■ RECORDS FOR THIS EXERCISE ■

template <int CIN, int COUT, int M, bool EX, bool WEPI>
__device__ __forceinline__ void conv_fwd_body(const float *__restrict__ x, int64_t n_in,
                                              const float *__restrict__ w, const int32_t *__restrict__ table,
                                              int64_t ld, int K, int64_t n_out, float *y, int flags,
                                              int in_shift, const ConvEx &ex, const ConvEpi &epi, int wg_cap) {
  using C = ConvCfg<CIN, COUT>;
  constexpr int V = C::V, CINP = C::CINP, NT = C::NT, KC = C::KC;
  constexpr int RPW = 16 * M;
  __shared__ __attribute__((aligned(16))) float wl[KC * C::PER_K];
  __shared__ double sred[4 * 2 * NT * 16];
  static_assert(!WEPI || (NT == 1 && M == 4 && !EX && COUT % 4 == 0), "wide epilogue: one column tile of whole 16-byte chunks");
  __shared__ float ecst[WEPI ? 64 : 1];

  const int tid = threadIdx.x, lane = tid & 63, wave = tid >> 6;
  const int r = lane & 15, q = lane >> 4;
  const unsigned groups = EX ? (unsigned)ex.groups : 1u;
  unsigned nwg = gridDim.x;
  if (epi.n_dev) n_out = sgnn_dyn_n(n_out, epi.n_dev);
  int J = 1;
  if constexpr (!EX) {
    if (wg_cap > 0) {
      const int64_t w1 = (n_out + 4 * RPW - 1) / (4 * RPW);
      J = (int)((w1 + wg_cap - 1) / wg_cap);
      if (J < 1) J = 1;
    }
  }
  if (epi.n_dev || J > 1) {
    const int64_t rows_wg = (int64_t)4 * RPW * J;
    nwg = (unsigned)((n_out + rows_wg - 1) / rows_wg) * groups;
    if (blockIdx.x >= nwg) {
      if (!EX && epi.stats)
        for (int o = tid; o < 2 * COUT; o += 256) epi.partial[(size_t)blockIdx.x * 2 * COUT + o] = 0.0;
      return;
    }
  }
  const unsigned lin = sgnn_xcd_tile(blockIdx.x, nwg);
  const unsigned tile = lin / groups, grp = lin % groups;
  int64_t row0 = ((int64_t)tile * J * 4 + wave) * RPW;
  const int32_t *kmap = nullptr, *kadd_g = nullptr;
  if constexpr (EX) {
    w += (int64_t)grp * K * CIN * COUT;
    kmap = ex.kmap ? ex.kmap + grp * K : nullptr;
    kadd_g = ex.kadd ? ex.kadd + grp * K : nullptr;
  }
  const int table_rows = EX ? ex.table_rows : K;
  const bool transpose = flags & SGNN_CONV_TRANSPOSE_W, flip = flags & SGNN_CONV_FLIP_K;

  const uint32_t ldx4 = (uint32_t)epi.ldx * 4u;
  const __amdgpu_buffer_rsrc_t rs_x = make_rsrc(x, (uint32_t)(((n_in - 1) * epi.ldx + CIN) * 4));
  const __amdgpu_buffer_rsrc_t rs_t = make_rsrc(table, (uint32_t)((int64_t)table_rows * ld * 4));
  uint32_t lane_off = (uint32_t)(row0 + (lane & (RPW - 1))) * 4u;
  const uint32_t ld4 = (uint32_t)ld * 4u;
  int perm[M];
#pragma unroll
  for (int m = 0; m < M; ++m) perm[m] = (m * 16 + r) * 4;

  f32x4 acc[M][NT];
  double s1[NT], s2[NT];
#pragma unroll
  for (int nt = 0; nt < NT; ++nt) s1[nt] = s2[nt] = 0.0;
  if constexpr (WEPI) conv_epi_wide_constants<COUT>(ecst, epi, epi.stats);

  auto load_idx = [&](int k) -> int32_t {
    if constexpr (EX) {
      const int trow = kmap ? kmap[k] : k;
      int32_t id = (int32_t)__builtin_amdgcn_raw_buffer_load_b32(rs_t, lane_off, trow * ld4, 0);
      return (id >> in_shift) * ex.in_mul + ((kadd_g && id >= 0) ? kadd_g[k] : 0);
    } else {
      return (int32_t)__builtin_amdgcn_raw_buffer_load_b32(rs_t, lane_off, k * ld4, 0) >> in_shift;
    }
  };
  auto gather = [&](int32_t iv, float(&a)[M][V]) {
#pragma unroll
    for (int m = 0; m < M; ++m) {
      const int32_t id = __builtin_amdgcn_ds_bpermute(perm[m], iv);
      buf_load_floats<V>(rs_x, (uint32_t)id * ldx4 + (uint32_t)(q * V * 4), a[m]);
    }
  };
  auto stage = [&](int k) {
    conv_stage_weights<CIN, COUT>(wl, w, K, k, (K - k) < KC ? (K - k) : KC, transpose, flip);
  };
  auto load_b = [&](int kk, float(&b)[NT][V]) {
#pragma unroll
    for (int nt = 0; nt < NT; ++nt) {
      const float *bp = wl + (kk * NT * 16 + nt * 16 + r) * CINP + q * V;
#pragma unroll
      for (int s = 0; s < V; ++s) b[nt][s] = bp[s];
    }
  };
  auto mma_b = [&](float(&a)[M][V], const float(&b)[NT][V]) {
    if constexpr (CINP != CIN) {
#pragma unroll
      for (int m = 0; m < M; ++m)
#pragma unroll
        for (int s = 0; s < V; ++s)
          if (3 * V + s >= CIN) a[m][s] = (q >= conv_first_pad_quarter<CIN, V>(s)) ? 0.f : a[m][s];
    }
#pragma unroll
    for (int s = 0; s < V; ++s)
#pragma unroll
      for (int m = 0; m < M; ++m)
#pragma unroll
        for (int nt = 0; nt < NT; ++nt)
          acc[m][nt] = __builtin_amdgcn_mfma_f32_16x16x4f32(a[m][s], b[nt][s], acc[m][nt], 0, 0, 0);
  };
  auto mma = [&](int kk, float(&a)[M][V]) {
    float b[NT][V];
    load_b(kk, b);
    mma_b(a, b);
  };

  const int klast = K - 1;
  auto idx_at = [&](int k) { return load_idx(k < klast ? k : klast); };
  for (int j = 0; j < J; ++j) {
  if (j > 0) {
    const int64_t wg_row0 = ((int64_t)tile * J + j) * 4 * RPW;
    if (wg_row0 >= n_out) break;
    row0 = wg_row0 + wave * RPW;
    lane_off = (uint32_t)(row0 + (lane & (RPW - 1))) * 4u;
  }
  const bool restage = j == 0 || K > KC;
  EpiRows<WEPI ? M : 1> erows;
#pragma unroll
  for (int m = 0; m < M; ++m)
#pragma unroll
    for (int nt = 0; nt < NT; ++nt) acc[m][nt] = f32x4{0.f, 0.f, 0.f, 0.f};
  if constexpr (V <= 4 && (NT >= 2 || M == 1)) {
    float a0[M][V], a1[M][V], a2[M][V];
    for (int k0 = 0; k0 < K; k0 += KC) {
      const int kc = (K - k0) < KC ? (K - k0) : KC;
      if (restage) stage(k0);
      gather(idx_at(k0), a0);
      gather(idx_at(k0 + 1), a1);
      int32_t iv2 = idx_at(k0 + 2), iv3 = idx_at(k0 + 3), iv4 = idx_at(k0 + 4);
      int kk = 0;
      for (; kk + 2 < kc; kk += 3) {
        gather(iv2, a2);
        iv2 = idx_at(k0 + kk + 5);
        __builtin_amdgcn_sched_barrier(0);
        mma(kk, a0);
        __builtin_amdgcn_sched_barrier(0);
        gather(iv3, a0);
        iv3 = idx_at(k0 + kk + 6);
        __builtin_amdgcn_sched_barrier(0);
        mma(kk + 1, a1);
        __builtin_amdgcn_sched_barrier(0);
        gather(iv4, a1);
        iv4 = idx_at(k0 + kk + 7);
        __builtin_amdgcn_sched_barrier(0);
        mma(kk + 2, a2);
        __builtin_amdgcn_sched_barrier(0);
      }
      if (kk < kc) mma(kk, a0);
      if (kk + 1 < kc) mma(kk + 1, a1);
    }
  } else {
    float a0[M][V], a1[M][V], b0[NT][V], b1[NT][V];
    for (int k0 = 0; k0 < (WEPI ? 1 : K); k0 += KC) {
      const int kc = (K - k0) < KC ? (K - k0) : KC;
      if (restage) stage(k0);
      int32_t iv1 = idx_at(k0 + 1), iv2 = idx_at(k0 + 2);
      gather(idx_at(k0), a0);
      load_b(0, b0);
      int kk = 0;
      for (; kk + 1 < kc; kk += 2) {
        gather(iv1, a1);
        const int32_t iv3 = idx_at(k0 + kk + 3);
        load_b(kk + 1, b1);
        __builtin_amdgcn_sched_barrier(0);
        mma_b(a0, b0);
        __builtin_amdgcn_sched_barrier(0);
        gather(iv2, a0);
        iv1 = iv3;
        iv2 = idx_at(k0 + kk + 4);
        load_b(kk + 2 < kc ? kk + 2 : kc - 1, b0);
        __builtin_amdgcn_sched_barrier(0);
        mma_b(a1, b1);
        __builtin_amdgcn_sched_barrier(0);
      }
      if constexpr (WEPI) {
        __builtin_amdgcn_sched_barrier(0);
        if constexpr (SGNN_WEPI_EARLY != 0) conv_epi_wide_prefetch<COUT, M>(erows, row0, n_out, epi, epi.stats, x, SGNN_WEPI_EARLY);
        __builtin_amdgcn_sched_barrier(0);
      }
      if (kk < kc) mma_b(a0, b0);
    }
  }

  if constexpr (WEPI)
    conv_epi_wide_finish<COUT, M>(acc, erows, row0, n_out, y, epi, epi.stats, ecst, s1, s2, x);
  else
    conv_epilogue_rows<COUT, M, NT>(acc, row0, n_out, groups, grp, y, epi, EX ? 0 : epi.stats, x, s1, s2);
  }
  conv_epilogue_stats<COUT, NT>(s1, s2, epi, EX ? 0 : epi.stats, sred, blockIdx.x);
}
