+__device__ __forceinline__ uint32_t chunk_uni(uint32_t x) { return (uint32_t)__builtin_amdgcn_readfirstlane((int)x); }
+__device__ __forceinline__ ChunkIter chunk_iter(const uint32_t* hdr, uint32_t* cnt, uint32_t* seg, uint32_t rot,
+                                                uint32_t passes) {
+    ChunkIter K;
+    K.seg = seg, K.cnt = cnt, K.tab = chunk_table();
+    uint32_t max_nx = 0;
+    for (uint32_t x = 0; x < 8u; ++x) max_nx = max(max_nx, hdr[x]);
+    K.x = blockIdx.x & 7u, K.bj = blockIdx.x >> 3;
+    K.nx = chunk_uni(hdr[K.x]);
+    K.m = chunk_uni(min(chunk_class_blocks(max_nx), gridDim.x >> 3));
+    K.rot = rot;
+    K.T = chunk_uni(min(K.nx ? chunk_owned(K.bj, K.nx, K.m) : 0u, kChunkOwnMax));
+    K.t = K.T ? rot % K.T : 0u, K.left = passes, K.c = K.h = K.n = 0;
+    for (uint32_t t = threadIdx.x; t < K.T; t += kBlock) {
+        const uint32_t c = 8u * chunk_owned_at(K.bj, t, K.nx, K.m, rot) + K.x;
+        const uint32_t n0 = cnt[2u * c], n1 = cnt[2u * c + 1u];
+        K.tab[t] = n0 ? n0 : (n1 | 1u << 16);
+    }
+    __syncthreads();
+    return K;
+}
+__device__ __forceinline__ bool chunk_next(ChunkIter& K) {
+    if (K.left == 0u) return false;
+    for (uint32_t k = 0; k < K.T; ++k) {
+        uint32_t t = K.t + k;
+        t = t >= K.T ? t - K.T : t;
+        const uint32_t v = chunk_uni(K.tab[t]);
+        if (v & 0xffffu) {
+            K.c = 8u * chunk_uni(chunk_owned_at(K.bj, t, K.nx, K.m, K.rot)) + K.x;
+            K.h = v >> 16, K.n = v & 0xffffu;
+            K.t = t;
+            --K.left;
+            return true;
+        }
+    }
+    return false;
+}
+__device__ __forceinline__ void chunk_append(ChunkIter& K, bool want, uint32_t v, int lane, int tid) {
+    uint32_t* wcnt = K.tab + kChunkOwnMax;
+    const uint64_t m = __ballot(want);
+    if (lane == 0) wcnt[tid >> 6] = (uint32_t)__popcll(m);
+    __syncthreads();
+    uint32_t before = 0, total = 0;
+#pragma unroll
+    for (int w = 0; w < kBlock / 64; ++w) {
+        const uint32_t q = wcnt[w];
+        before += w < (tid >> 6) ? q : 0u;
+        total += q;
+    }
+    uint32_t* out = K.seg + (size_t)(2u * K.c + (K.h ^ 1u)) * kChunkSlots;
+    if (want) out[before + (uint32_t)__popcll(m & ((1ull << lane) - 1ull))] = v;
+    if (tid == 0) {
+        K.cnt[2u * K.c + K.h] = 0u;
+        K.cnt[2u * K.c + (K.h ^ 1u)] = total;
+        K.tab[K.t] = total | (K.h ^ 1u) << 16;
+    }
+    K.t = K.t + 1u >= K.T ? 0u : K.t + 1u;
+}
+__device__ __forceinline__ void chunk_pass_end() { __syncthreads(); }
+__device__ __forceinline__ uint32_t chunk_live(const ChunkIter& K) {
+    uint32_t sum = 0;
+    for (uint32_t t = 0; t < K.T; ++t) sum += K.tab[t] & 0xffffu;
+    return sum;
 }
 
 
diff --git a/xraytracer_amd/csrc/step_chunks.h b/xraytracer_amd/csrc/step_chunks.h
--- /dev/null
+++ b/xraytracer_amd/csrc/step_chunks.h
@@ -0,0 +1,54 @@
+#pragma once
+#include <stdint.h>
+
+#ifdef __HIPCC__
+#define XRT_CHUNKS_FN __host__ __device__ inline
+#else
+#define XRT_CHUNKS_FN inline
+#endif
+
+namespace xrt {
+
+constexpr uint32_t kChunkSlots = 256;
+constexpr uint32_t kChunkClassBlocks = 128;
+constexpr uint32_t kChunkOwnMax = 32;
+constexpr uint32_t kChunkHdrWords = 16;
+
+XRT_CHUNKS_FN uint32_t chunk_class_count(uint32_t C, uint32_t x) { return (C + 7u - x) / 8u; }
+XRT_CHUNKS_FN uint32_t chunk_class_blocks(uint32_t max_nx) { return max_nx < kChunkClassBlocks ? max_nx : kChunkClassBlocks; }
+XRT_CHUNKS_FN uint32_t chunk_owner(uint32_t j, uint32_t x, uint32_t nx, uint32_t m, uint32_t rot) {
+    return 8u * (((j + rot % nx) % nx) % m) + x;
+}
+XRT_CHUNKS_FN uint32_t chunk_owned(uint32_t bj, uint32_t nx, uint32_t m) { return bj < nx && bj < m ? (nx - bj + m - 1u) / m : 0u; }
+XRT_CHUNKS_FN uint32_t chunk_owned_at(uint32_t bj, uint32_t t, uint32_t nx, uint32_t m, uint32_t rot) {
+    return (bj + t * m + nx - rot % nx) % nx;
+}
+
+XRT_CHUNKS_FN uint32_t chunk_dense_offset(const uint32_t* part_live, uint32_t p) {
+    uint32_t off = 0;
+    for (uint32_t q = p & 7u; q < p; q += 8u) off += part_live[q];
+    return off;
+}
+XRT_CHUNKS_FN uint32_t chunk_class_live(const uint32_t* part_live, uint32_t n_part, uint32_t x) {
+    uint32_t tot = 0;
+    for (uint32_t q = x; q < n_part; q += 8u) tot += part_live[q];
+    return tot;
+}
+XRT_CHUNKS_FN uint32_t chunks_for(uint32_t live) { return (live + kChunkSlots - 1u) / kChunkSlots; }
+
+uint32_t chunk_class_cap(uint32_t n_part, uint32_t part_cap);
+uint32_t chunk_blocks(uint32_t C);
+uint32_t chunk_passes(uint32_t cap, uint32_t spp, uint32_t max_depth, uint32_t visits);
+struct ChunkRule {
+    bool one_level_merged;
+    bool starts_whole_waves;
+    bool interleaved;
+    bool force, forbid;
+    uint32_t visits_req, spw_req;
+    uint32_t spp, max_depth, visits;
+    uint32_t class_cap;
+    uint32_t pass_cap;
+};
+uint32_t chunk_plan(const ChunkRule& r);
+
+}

■ TASK REQUIREMENTS ■
The response should hold exactly the lines starting at the line with "for (int o = tid;" and ending at the line with "const int32_t *kmap", and no other line of the material above.

■ ANSWER ■
        for (int o = tid; o < 2 * COUT; o += 256) epi.partial[(size_t)blockIdx.x * 2 * COUT + o] = 0.0;
      return;
    }
  }
  const unsigned lin = sgnn_xcd_tile(blockIdx.x, nwg);
  const unsigned tile = lin / groups, grp = lin % groups;
  int64_t row0 = ((int64_t)tile * J * 4 + wave) * RPW;
  const int32_t *kmap = nullptr, *kadd_g = nullptr;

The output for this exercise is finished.